Datar Cancer Genetics has secured breakthrough device designation from the US Food and Drug Administration (FDA) for its blood test to identify early-stage prostate cancer.

The test holds the capacity to detect individuals who are expected to harbour cancer in the prostate and helps in clinical decision making to identify the need to undergo a biopsy for confirmatory diagnosis.

According to the company, studies have demonstrated that the test can identify early-stage prostate cancer with high accuracy without any false positives.

Datar Cancer Genetics executive director Dr Vineet Datta said: “The breakthrough device designation is a recognition of the potential benefits of test in the clinical setting as it can help reduce the number of biopsies among individuals with benign conditions of the prostate and it can also improve detection rates among those who do have prostate cancer.

“With our proprietary CTC-enrichment and detection technology, there is virtually no risk of false positives among individuals who do not have prostate cancer.”

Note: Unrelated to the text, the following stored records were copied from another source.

# Monash-Connected-Autonomous-Vehicle/unsupervised-pseuso-LiDAR

Measured on AMD Instinct MI355X. Metric: images/sec (fwd+bwd) KITTI 192x640 triplets, full training step, higher is better.
Workload: dtype f32; 1 GPU; BASELINE.json configs[1]: per-GPU batch=12, 192x640 KITTI-shaped triplets, ResNet-18 depth encoder + 6-DoF PoseNet, fp32 (the ResNet trunk's 3x3 stride-1 convolutions and their data gradients: fp32 contractions on split operands -- three bf16 planes per operand, six bf16-MFMA plane products, fp32 accumulation; every other launch: fp32 MFMA), one step = 2x depth fwd + pose fwd + warp/L1/smooth loss; global_batch=12, parallelism=dp1

## Files before the change

### unsupervised-pseuso-lidar_amd/csrc/conv_igemm.hip

```cpp
#include <stdlib.h>
#include <map>
#include <mutex>
#include <type_traits>
#include <utility>

#include "conv_shared.h"
#include "kernel_timer.h"

namespace mcav {

template <class T, int KIND>
__global__ __launch_bounds__(256) void igemm_kernel(IgemmParams p) {
    constexpr int BM = T::BM, BN = T::BN;
    constexpr int CK = T::KD;
    __shared__ __attribute__((aligned(16))) float As[2][BM][T::LD];
    __shared__ __attribute__((aligned(16))) float Bs[2][BN][T::LD];
    __shared__ int s_out[BM];
    __shared__ float s_stat[T::WAVES_M][2][BN];
    constexpr int MAXTAB = 9;
    __shared__ unsigned s_o1[KIND == K_GENERIC ? 1 : MAXTAB][KIND == K_GENERIC ? 1 : BM];
    __shared__ unsigned s_o2[KIND == K_GENERIC ? 1 : MAXTAB][KIND == K_GENERIC ? 1 : BM];
    __shared__ int s_rn[KIND == K_GENERIC ? 1 : BM], s_ry[KIND == K_GENERIC ? 1 : BM], s_rx[KIND == K_GENERIC ? 1 : BM];

    const int tid = threadIdx.x, lane = tid & 63, wave = tid >> 6;
// ... 1251 lines not shown
        maybe_build(t + 1); step(B1{}, B0{}, F1{}, ra0, rb0);
        maybe_build(t + 2); step(B0{}, B1{}, F1{}, ra1, rb1);
        maybe_build(t + 3); step(B1{}, B0{}, F0{}, ra0, rb0);
    } else if (rest == 3) {
        maybe_build(t);     step(B0{}, B1{}, F1{}, ra1, rb1);
        maybe_build(t + 1); step(B1{}, B0{}, F1{}, ra0, rb0);
        maybe_build(t + 2); step(B0{}, B1{}, F0{}, ra1, rb1);
    } else if (rest == 2) {
        maybe_build(t);     step(B0{}, B1{}, F1{}, ra1, rb1);
        maybe_build(t + 1); step(B1{}, B0{}, F0{}, ra0, rb0);
    } else if (rest == 1) {
        maybe_build(t);     step(B0{}, B1{}, F0{}, ra1, rb1);
    }

    constexpr int MF = T::MF;
    const int ccol = lane & (MF - 1);
    float* slab = p.slab + (size_t)split * (p.Ktot + 1) * p.slabN;
    if (do_bias) {
        if (bpix < BPIX) *reinterpret_cast<f32x4*>(&Ys[0][bpix][bcol * 4]) = bsum;
        __syncthreads();
        if (tid < BN) {
            float tsum = 0.f;
            for (int k = 0; k < BPIX; ++k) tsum += Ys[0][k][tid];
            if (n0 + tid < p.slabN) slab[(size_t)p.Ktot * p.slabN + n0 + tid] = tsum;
        }
    }
    const __amdgpu_buffer_rsrc_t rslab = make_rsrc(slab, (unsigned)((size_t)p.Ktot * p.slabN * 4));
    const int rowb = p.slabN * 4;
#pragma unroll
    for (int i = 0; i < T::TM; ++i)
#pragma unroll
        for (int j = 0; j < T::TN; ++j) {
            const int n = n0 + wn0 + j * MF + ccol;
            if (n < p.slabN) {
                const unsigned base = (unsigned)(m0 + wm0 + i * MF + (MF == 32 ? 4 * (lane >> 5) : 4 * (lane >> 4))) * (unsigned)rowb + (unsigned)n * 4u;
#pragma unroll
                for (int r = 0; r < T::ACC; ++r) {
                    const int dr = MF == 32 ? (r & 3) + 8 * (r >> 2) : r;
                    buf_store1(rslab, base + (unsigned)(dr * rowb), acc[i][j][r]);
                }
            }
        }
}

__device__ __forceinline__ void wgrad_presum_body(const float* slab, int splits, size_t elems, int per_group, float* dst, unsigned bx, unsigned by) {
    const size_t e4 = (size_t)bx * 256 + threadIdx.x;
    if (e4 * 4 >= elems) return;
    const int k0 = by * per_group, k1 = min(splits, k0 + per_group);
    const f32x4* src = reinterpret_cast<const f32x4*>(slab) + e4;
    const size_t stride4 = elems / 4;
    f32x4 s0 = {0.f, 0.f, 0.f, 0.f}, s1 = s0, s2 = s0, s3 = s0;
    int k = k0;
    for (; k + 3 < k1; k += 4) {
        s0 += src[(size_t)k * stride4];
        s1 += src[(size_t)(k + 1) * stride4];
        s2 += src[(size_t)(k + 2) * stride4];
        s3 += src[(size_t)(k + 3) * stride4];
    }
    for (; k < k1; ++k) s0 += src[(size_t)k * stride4];
    reinterpret_cast<f32x4*>(dst)[(size_t)by * stride4 + e4] = (s0 + s1) + (s2 + s3);
}
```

The test, which uses 5ml blood, is indicated for males aged between 55 years and 69 years with serum PSA of 3 ng/mL or higher.

In addition, Datar Cancer’s test is said to be based on the detection of prostate adenocarcinoma specific circulating tumour cells (CTCs) in the blood.

Earlier, the company secured CE mark approval for the test. It is now available as Trublood-Prostate test in the European Union region.

In November last year, the company also secured breakthrough device status from the US regulator for its blood-based test to detect early-stage breast cancer.

Using a proprietary technology developed by the company, the test detects CTCs specific to breast cancer.